I’ve had bad luck for pretty much as long as I can remember. Maybe I shouldn’t have opened an umbrella in the house or broken a mirror…who knows? Either way I’m desperately waiting for it to come to an end. Steven and I thought that the ultimate heartbreak would be losing our child but in trying to grieve and heal we were confronted with the horrifying possibility of never having children again, leaving us wondering if the torment and stress would ever come to an end.
Infertility is something that many couples deal with privately and anything you say or do can offend, which is not my intention for those brave couples who are doing it tough to get their blessing and have for much longer periods than us. I am young, one of them and this is simply our story. When we had Eden the Nurses before we left said “six weeks and you’ll be fine to try again”. Like fuck I thought. Just under two months post birth I started bleeding and being due for my period I just dismissed it. It wasn’t until I bled for five weeks straight that I thought something must be wrong.
I went back to the team that had treated me at the Hospital and after some testing was diagnosed with a Uterine AV Malformation. After giving birth to Eden I couldn’t pass my placenta as she was so premature that it wouldn’t come away from my uterus wall therefore requiring surgery. During surgery they had scraped too far into my uterus lining and as a result nicked some blood vessels and arteries which then fused together, unable to heal correctly. I met with a few people after that and was told that what I had was rare and they recommended a hysterectomy. Obviously noticing I was young, wanted to have more children and would do whatever necessary I was given the alternative of Embolotherapy (in short terms, it would mean intentionally blocking the artery/blood vessels with an object to prevent haemorrhaging). If this surgery were successful I could go on to have more children although it lessened my fertility by up to 50% (unfortunately I was never one of those women who claimed to have just looked at their partner and fallen pregnant in the first place so it was looking dim already), restricted blood flow to my uterus (meaning if I fell pregnant again there would most likely be serious complications with supply to my placenta/baby) and lastly if it was not successful I would have to go ahead with a hysterectomy.
It was a lot to take in. Personally I think it’s too much to take in for two twenty-one year olds but who am I to say what’s normal? After that appointment I think mentally I aged another twenty years. Steve and I decided we would have to discuss this further before committing to any decisions which they then responded with “you’ll need to act fast because if you haemorrhage before we do operate you’ll have no choice but to have a hysterectomy”. Bewildered that my life was on a downwards spiral, we went home and I clearly remember writing so many lists and asking myself many things. Constantly thinking. Crying. I felt like I had already failed as a Wife, a Mother and as a woman. How much longer could this go on for? Why can’t I do what I was designed for? Was there light at the end of the tunnel?

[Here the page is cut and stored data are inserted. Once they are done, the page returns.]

template <int DC, int CX, int CY>
int res_pass(const CUtensorMap& phi, const CUtensorMap& plo, const CUtensorMap& qhi,
             const CUtensorMap& qlo, const CUtensorMap& shi, const CUtensorMap& slo,
             const ResEpi& ea, const float* bvec, const float* mu, const float* mass,
             const float* state, float* scales, int pass, float p_scale, int n_blk, int D,
             int mode, cudaStream_t st) {
  if (mode == 1) {
    const ResW<1, 1, DC, CX, CY> w{phi, plo, qhi, qlo, shi, slo, ea, bvec, mu, mass, state,
                                   scales, p_scale, n_blk, D, pass};
    return tc_launch(w, st, "hmc_dense_resident");
  }
  if (mode == 0) {
    const ResW<0, 1, DC, CX, CY> w{phi, plo, qhi, qlo, shi, slo, ea, bvec, mu, mass, state,
                                   scales, p_scale, n_blk, D, pass};
    return tc_launch(w, st, "hmc_dense_resident");
  }
  const ResW<2, 0, DC, CX, CY> w{phi, plo, qhi, qlo, shi, slo, ea, bvec, mu, mass, state, scales,
                                 p_scale, n_blk, D, pass};
  return tc_launch(w, st, "hmc_dense_resident");
}

template <int DC>
int res_pass(bool cluster, const CUtensorMap& phi, const CUtensorMap& plo, const CUtensorMap& qhi,
             const CUtensorMap& qlo, const CUtensorMap& shi, const CUtensorMap& slo,
             const ResEpi& ea, const float* bvec, const float* mu, const float* mass,
             const float* state, float* scales, int pass, float p_scale, int n_blk, int D,
             int mode, cudaStream_t st) {
  return cluster ? res_pass<DC, RES_CX, RES_CY>(phi, plo, qhi, qlo, shi, slo, ea, bvec, mu, mass,
                                                state, scales, pass, p_scale, n_blk, D, mode, st)
                 : res_pass<DC, 1, 1>(phi, plo, qhi, qlo, shi, slo, ea, bvec, mu, mass, state,
                                      scales, pass, p_scale, n_blk, D, mode, st);
}

__global__ void __launch_bounds__(256) select_planes_kernel(float* __restrict__ q,
                                                            const __half* __restrict__ planes,
                                                            const __half* __restrict__ spare,
                                                            const float* __restrict__ record,
                                                            const int32_t* __restrict__ accept,
                                                            int64_t chains, int64_t D) {
  const bool use_spare = __float_as_uint(record[3]) != 0u;
  const float inv_sq = 1.f / record[use_spare ? 1 : 0];
  if (use_spare) planes = spare;
  const int lane = threadIdx.x & 31;
  const int n8 = (int)(D >> 3);
  const int64_t wstride = (int64_t)gridDim.x * 8;
  for (int64_t c = (int64_t)blockIdx.x * 8 + (threadIdx.x >> 5); c < chains; c += wstride) {
    if (!accept[c]) continue;
    const uint4* __restrict__ hi = reinterpret_cast<const uint4*>(planes + c * D);
    const uint4* __restrict__ lo = reinterpret_cast<const uint4*>(planes + (chains + c) * D);
    float4* __restrict__ qr = reinterpret_cast<float4*>(q + c * D);
    for (int i0 = lane; i0 < n8; i0 += 128) {
      uint4 h[4], l[4];
#pragma unroll
      for (int u = 0; u < 4; ++u) {
        const int i = i0 + 32 * u;
        if (i < n8) { h[u] = __ldcs(hi + i); l[u] = __ldcs(lo + i); }
      }
#pragma unroll
      for (int u = 0; u < 4; ++u) {
        const int i = i0 + 32 * u;
        if (i < n8) {
          const uint32_t hw[4] = {h[u].x, h[u].y, h[u].z, h[u].w};
          const uint32_t lw[4] = {l[u].x, l[u].y, l[u].z, l[u].w};
          float o[8];
#pragma unroll
          for (int k = 0; k < 4; ++k) {
            const float2 hf = __half22float2(*reinterpret_cast<const __half2*>(&hw[k]));
            const float2 lf = __half22float2(*reinterpret_cast<const __half2*>(&lw[k]));
            o[2 * k] = (hf.x + lf.x) * inv_sq;
            o[2 * k + 1] = (hf.y + lf.y) * inv_sq;
          }
          qr[2 * i] = make_float4(o[0], o[1], o[2], o[3]);
          qr[2 * i + 1] = make_float4(o[4], o[5], o[6], o[7]);
        }
      }
    }
  }
}

}

int zsb_dense_res_h16_launch(void* planes0, void* planes1, void* spare0, void* spare1,
                             const float* p0, float* pw,
                             const void* P_h16, const void* P_l16, float* scales,
                             const float* bvec, const float* mu, const float* mass,
                             const float* state, float* lp0_part, float* lp1_part, float* k_part,
                             int64_t chains, int D, int L, cudaStream_t st) {
  if (D % 64 != 0 || D < 64 || L < 1 || chains <= 0 || chains >= (1LL << 31)) {
    zsb_set_error("dense_res: needs D %% 64 == 0, n_leapfrogs >= 1");
    return ZSB_ERR_INVALID;
  }
  if (planes0 == planes1 || !spare0 || !spare1 || spare0 == spare1) {
    zsb_set_error("dense_res: planes1, spare0 and spare1 must be separate work buffers");
    return ZSB_ERR_INVALID;
  }
  const int n_blk = (D + BM - 1) / BM;
  const int64_t c_blk = (chains + BN - 1) / BN;
  const bool cluster = n_blk % RES_CX == 0 && c_blk % RES_CY == 0;
  const uint32_t p_box = cluster ? BM / RES_CY : BM, q_box = cluster ? BN / RES_CX : BN;
  CUtensorMap phi, plo, qhi[2], qlo[2], shi[2], slo[2];
  int rc;
  constexpr int RB = ResW<0, 1, 0, 1, 1>::RB;
  if ((rc = make_map(&phi, P_h16, (uint64_t)D, (uint64_t)D, p_box, RB, 1))) return rc;
  if ((rc = make_map(&plo, P_l16, (uint64_t)D, (uint64_t)D, p_box, RB, 1))) return rc;
  __half* pl[2] = {reinterpret_cast<__half*>(planes0), reinterpret_cast<__half*>(planes1)};
  __half* sp[2] = {reinterpret_cast<__half*>(spare0), reinterpret_cast<__half*>(spare1)};
  const int64_t plane = chains * (int64_t)D;
  for (int b = 0; b < 2; ++b) {
    if ((rc = make_map(&qhi[b], pl[b], (uint64_t)chains, (uint64_t)D, q_box, RB, 1))) return rc;
    if ((rc = make_map(&qlo[b], pl[b] + plane, (uint64_t)chains, (uint64_t)D, q_box, RB, 1)))
      return rc;
    if ((rc = make_map(&shi[b], sp[b], (uint64_t)chains, (uint64_t)D, q_box, RB, 1))) return rc;
    if ((rc = make_map(&slo[b], sp[b] + plane, (uint64_t)chains, (uint64_t)D, q_box, RB, 1)))
      return rc;
  }
  for (int i = 0; i <= L; ++i) {
    const bool last = i == L;
    const int buf = i & 1;
    const ResEpi ea{pl[buf], pl[buf] + plane, pl[buf ^ 1], pl[buf ^ 1] + plane,
                    sp[buf], sp[buf] + plane, sp[buf ^ 1], sp[buf ^ 1] + plane,
                    i == 0 ? p0 : pw, pw, i == 0 ? lp0_part : lp1_part, k_part, chains, D,
                    1.f, 1.f, 1.f, 1.f};
    const int mode = last ? 2 : (i == 0 ? 1 : 0);
    const float p_scale = (i > 0 && !last) ? 1.f : 0.5f;
    rc = (D == 1024)
             ? res_pass<1024>(cluster, phi, plo, qhi[buf], qlo[buf], shi[buf], slo[buf], ea, bvec,
                              mu, mass, state, scales, i, p_scale, n_blk, D, mode, st)
             : res_pass<0>(cluster, phi, plo, qhi[buf], qlo[buf], shi[buf], slo[buf], ea, bvec, mu,
                           mass, state, scales, i, p_scale, n_blk, D, mode, st);
    if (rc != ZSB_OK) return rc;
  }
  return ZSB_OK;
}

Even though we could always adopt and I know I could love any child like my own I also know I would miss out on the experience of a full term pregnancy and to watch our own flesh and blood grow. Something I never thought I would have to consider seriously until now. From a young age I think I mothered majority of the people I had ever met, I knew I wanted children young and so did Steve (just one of the many things that made us fall more in love at the fragile age of seventeen) but in this very moment and for the last five months since we lost Eden I feel absolutely useless and almost desperate to find a crystal ball to look into the future and see if any of this will be worth it in the end. I don’t know whether to keep pushing forward, I am really unsure of whether I can…or to throw my hands up in the air and surrender to a hysterectomy before it’s potentially decided for me.
The short term solution the Hospital provided while we waited for more answers and made decisions was for me to get back on the contraceptive pill, they hoped this would stop the bleeding. It did. But it also did more. I went back a couple of weeks later to have more tests/scans and to make our decision when they noticed the Malformation was smaller. I was then monitored monthly to see what was going on and over the last four months we have watched my Uterine AV Malformation slowly start disappearing. Something the hospital has said they haven’t seen before in a case like mine. Finally, a fucking miracle amongst the despair I call my life. We are still not out of the woods and have more testing and trials to confirm whether it’s healing temporarily or permanently but we are finally back to following a trail of crumbs. This could go one of two ways still and the next few months should hold some more answers. I don’t know where it will lead us and I’m trying so hard to keep moving forward and stay positive but how long can anyone go through this for? Will it be worth it? I guess I have to keep on going to find out.